■ **Given records**:
************

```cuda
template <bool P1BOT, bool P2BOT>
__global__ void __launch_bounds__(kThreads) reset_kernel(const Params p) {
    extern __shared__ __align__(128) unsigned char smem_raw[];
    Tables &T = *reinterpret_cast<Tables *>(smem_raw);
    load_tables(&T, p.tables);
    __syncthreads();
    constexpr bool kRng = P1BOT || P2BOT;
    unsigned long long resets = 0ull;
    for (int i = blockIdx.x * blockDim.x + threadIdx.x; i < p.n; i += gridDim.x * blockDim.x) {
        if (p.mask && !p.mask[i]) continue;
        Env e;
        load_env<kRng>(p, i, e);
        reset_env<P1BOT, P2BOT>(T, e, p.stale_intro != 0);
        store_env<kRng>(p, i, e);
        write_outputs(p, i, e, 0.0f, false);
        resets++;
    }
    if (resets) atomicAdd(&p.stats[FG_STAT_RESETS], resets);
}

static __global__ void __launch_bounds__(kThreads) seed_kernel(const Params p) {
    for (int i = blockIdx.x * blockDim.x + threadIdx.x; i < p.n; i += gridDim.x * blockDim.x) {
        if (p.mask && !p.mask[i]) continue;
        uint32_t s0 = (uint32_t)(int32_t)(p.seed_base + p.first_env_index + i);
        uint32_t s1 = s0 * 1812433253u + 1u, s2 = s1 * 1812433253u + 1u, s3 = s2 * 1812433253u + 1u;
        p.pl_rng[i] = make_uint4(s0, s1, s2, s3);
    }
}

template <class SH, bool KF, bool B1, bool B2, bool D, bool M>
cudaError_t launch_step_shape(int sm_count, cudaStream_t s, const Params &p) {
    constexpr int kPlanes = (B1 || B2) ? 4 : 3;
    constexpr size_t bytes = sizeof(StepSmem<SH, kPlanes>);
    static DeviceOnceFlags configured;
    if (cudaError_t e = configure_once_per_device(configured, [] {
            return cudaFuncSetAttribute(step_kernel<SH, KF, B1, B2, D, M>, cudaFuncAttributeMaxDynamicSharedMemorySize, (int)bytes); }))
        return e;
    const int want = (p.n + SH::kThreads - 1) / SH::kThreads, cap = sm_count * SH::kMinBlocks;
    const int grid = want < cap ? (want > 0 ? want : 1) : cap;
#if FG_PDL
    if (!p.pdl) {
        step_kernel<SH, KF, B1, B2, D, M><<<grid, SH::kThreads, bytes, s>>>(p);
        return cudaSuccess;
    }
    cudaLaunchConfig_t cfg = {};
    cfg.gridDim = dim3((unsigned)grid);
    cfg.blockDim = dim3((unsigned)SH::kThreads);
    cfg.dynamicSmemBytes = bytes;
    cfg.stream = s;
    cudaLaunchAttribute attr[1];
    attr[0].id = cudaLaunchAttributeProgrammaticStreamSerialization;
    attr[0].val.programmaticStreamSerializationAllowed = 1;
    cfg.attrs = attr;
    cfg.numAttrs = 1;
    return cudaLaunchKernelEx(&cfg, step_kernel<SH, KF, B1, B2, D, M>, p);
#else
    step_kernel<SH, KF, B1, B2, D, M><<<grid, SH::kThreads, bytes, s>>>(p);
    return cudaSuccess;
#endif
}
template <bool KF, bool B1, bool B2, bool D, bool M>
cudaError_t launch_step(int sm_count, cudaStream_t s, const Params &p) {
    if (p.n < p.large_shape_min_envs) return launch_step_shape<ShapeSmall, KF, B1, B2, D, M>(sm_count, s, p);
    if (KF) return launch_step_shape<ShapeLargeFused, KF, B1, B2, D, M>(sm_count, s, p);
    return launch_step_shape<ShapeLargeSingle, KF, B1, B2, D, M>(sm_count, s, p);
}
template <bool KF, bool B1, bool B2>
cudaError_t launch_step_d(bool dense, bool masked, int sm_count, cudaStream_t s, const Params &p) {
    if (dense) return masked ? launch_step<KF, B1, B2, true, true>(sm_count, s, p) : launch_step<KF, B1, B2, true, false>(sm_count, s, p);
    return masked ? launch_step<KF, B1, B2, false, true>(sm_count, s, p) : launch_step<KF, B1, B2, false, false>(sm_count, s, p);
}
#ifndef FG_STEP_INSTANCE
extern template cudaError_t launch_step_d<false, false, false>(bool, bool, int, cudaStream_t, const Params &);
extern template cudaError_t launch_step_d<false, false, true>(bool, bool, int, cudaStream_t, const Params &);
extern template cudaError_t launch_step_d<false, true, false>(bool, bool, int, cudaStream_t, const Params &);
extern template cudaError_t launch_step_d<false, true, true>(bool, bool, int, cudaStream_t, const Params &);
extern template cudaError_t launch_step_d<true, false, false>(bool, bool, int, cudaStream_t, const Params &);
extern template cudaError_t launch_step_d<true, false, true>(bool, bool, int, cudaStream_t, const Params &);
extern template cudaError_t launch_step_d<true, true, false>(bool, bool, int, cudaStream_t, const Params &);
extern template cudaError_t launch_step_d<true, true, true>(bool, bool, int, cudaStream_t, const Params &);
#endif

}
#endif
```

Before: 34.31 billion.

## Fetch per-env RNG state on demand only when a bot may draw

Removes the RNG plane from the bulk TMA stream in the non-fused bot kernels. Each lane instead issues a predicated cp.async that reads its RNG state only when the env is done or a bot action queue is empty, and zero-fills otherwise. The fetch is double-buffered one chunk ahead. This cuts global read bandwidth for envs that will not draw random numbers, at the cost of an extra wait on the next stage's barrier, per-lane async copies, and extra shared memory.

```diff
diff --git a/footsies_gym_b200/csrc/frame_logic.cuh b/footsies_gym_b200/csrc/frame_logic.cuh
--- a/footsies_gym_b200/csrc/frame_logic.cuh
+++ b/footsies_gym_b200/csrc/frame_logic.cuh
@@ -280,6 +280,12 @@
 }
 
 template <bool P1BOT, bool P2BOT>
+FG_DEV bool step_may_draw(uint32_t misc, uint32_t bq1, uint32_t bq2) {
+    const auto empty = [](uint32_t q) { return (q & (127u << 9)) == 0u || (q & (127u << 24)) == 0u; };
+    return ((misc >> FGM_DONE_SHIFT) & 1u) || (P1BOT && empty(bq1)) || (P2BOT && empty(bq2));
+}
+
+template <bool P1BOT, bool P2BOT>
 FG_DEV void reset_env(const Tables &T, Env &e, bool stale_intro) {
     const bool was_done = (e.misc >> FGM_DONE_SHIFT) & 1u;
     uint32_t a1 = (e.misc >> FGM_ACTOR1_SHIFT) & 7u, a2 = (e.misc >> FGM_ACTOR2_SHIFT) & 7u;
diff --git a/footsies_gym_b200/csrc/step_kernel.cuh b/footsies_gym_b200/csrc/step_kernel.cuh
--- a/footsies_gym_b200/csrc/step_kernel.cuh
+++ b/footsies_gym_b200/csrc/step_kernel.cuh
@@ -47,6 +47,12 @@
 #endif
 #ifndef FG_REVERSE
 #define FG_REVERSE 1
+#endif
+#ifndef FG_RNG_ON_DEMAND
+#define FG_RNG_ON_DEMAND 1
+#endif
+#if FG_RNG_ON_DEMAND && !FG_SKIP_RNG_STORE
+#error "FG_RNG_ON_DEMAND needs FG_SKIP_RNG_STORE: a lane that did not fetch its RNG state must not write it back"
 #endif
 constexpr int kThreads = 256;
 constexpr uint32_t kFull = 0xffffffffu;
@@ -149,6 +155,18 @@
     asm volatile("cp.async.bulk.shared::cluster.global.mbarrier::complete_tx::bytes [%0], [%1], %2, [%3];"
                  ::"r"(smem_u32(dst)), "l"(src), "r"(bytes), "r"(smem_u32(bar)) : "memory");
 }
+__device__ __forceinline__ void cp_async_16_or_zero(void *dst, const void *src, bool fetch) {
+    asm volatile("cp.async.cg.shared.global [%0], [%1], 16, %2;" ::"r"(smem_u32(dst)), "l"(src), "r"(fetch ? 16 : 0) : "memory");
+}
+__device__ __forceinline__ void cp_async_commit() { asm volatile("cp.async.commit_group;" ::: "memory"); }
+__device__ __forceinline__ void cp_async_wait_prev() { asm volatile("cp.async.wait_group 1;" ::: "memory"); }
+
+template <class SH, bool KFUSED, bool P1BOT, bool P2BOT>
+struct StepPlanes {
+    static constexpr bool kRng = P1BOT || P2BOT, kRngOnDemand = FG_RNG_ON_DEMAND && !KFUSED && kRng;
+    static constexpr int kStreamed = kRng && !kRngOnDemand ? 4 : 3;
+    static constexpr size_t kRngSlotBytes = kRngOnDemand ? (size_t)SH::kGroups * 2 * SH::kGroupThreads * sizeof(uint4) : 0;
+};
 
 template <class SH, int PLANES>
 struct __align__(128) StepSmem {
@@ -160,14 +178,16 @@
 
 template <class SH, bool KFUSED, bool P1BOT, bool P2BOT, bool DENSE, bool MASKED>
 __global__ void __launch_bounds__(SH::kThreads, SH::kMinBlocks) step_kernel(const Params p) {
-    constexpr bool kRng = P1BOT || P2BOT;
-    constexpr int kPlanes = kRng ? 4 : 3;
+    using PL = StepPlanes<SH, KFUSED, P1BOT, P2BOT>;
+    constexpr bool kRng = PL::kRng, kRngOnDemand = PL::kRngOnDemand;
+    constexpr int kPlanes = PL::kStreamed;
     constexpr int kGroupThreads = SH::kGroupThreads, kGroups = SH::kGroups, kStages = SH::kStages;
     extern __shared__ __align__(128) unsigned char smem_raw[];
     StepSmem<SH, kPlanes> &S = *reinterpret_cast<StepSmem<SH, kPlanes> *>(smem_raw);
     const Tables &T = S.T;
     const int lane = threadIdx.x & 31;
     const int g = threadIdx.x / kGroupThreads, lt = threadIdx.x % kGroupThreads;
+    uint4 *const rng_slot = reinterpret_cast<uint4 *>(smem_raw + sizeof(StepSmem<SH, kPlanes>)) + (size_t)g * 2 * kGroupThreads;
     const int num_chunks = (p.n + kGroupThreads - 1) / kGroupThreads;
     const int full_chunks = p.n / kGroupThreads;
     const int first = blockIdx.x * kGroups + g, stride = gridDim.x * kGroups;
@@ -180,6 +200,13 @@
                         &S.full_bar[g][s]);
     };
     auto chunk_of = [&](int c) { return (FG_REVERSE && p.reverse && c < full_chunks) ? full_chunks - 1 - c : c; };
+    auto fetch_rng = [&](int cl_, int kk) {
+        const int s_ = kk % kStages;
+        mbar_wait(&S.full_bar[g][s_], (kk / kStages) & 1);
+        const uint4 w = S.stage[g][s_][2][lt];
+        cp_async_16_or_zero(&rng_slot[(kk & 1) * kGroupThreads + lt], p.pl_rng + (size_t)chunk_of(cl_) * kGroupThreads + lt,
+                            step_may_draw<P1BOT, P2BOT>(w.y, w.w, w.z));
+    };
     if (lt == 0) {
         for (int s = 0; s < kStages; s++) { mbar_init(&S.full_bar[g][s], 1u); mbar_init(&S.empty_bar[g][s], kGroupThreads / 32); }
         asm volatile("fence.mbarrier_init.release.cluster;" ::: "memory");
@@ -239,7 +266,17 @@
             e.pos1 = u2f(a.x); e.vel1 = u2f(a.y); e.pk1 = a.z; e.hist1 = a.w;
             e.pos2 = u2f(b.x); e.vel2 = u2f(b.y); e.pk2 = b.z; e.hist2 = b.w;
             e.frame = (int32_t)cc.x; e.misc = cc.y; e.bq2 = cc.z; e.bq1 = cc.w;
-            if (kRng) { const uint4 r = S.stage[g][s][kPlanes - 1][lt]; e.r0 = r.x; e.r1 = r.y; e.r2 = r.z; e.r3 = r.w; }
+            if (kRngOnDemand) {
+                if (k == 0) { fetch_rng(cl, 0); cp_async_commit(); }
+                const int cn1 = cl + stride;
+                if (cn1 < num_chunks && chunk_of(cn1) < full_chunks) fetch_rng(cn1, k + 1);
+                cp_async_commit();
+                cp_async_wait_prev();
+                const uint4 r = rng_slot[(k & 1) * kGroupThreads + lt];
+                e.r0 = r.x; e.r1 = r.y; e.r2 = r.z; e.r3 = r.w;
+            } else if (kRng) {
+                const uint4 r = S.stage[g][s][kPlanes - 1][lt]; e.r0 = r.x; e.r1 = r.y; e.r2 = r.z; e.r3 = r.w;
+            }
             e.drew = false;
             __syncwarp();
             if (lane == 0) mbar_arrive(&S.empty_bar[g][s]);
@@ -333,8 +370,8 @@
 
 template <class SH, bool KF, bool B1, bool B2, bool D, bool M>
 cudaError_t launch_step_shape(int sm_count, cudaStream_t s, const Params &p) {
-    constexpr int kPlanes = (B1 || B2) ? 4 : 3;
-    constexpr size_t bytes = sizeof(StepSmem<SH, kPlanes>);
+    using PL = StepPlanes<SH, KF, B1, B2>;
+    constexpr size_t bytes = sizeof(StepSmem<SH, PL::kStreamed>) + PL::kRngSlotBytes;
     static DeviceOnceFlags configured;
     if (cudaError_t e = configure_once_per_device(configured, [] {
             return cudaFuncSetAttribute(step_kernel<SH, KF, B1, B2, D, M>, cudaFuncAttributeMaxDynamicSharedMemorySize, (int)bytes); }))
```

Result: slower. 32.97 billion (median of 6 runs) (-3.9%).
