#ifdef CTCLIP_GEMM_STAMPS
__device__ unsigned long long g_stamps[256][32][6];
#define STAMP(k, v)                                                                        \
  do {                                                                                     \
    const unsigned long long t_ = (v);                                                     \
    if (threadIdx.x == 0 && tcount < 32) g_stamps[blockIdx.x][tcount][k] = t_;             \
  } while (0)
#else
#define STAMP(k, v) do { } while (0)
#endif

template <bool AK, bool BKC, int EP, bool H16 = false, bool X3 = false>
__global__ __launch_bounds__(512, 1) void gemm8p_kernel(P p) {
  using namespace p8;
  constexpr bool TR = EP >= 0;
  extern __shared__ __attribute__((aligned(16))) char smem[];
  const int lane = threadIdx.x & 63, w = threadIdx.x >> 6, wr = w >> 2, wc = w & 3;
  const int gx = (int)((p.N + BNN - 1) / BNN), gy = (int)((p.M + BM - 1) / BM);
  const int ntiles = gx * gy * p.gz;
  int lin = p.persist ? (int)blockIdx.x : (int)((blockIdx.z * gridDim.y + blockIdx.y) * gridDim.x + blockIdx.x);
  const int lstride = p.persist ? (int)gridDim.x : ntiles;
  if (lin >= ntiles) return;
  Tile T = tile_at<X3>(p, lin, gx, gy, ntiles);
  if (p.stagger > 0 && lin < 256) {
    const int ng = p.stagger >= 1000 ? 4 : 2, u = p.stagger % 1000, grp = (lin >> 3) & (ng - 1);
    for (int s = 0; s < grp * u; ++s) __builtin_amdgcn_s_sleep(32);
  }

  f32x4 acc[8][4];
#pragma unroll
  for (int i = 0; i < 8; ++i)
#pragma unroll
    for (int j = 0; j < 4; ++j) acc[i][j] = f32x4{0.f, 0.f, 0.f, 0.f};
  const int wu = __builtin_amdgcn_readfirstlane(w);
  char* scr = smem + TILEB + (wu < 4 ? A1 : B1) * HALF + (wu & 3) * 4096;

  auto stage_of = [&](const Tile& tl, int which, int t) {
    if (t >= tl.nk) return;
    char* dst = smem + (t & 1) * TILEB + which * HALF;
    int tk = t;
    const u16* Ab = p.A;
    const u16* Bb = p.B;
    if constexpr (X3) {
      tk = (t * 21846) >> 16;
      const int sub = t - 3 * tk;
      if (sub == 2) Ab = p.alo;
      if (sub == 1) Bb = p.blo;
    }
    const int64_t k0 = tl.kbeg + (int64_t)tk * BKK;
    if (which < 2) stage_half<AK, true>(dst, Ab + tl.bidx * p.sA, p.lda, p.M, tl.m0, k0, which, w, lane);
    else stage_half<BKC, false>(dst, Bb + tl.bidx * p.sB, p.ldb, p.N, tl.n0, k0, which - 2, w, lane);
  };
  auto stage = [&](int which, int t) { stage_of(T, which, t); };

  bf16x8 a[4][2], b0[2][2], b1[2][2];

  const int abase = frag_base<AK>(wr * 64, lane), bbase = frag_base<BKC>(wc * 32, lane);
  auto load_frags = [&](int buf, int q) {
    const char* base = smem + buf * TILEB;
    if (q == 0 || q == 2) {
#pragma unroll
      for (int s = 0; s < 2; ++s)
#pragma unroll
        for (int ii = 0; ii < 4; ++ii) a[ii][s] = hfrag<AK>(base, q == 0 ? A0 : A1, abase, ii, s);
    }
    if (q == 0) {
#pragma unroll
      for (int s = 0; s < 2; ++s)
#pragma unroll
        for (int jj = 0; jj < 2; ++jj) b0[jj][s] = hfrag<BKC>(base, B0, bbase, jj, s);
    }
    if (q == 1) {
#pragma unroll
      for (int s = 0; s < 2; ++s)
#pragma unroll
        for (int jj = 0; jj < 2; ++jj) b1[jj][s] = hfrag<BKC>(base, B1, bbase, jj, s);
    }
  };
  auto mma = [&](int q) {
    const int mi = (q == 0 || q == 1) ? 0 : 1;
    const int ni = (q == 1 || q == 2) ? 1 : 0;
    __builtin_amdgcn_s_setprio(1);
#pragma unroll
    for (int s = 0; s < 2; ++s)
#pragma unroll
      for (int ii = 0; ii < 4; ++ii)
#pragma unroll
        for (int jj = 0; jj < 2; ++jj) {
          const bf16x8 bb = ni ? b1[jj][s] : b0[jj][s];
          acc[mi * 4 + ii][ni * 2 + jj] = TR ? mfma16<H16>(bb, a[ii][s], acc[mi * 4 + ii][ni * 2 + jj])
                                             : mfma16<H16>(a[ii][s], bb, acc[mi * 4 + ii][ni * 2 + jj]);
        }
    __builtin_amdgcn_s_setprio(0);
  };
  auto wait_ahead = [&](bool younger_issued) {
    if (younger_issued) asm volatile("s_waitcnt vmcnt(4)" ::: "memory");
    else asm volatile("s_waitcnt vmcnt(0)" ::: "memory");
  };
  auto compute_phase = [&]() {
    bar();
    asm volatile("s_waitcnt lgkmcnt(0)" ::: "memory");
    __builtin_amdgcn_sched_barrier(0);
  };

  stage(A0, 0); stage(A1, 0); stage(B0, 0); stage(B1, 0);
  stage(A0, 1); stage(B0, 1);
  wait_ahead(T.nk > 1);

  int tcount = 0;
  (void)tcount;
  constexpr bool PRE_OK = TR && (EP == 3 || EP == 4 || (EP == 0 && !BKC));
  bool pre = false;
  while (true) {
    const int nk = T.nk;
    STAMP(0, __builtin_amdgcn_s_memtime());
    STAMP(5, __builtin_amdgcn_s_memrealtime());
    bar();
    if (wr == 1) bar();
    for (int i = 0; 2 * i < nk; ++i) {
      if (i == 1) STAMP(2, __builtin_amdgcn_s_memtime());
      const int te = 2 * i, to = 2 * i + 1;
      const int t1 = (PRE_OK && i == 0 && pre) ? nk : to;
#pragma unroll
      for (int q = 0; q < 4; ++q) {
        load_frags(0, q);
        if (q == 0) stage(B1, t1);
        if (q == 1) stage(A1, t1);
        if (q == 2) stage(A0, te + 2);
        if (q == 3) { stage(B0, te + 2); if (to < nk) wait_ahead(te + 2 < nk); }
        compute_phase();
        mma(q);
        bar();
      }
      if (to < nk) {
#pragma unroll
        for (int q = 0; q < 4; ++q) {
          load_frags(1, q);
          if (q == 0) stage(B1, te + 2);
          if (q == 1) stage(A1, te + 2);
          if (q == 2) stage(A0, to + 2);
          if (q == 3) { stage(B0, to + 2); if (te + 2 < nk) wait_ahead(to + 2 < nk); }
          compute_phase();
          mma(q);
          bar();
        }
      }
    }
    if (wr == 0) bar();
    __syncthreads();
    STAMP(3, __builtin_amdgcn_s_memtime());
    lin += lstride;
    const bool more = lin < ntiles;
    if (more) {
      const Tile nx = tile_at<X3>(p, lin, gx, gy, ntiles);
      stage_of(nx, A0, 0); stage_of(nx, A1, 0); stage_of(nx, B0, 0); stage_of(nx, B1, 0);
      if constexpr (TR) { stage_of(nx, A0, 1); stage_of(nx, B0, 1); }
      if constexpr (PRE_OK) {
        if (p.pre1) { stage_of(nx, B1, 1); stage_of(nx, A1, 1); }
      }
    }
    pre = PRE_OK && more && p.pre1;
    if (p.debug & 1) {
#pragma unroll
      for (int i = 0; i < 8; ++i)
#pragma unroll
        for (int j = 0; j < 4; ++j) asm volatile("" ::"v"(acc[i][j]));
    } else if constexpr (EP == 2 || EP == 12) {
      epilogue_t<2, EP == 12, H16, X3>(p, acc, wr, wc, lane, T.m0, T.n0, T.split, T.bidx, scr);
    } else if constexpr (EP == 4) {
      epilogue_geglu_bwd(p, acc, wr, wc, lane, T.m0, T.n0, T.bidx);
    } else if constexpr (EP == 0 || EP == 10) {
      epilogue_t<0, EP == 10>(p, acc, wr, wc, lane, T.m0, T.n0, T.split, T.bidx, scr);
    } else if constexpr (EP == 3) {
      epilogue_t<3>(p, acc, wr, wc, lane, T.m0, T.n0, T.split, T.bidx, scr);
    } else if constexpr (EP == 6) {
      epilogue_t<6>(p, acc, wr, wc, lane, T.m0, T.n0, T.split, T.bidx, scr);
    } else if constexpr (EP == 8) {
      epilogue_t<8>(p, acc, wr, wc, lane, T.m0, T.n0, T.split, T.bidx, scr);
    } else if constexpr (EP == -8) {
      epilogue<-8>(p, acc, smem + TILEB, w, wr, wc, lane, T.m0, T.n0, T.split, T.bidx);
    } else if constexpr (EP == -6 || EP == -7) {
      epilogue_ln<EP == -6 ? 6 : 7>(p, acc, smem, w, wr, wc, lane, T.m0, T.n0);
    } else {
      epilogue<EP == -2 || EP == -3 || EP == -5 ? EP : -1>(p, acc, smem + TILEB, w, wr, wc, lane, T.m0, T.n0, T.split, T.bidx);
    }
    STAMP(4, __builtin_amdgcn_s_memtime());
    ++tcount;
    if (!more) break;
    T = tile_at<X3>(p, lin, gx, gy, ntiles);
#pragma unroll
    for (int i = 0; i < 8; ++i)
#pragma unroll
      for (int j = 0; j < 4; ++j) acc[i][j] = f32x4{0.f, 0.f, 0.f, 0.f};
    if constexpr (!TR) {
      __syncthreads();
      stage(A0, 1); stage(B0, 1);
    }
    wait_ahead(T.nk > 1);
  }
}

************

Among the entries above, find the line with "for (int jj = 0; jj < 2; ++jj) b1[jj][s]" and the line with "auto wait_ahead = [&](bool"; give again exactly these two lines and all lines between them.

        for (int jj = 0; jj < 2; ++jj) b1[jj][s] = hfrag<BKC>(base, B1, bbase, jj, s);
    }
  };
  auto mma = [&](int q) {
    const int mi = (q == 0 || q == 1) ? 0 : 1;
    const int ni = (q == 1 || q == 2) ? 1 : 0;
    __builtin_amdgcn_s_setprio(1);
#pragma unroll
    for (int s = 0; s < 2; ++s)
#pragma unroll
      for (int ii = 0; ii < 4; ++ii)
#pragma unroll
        for (int jj = 0; jj < 2; ++jj) {
          const bf16x8 bb = ni ? b1[jj][s] : b0[jj][s];
          acc[mi * 4 + ii][ni * 2 + jj] = TR ? mfma16<H16>(bb, a[ii][s], acc[mi * 4 + ii][ni * 2 + jj])
                                             : mfma16<H16>(a[ii][s], bb, acc[mi * 4 + ii][ni * 2 + jj]);
        }
    __builtin_amdgcn_s_setprio(0);
  };
  auto wait_ahead = [&](bool younger_issued) {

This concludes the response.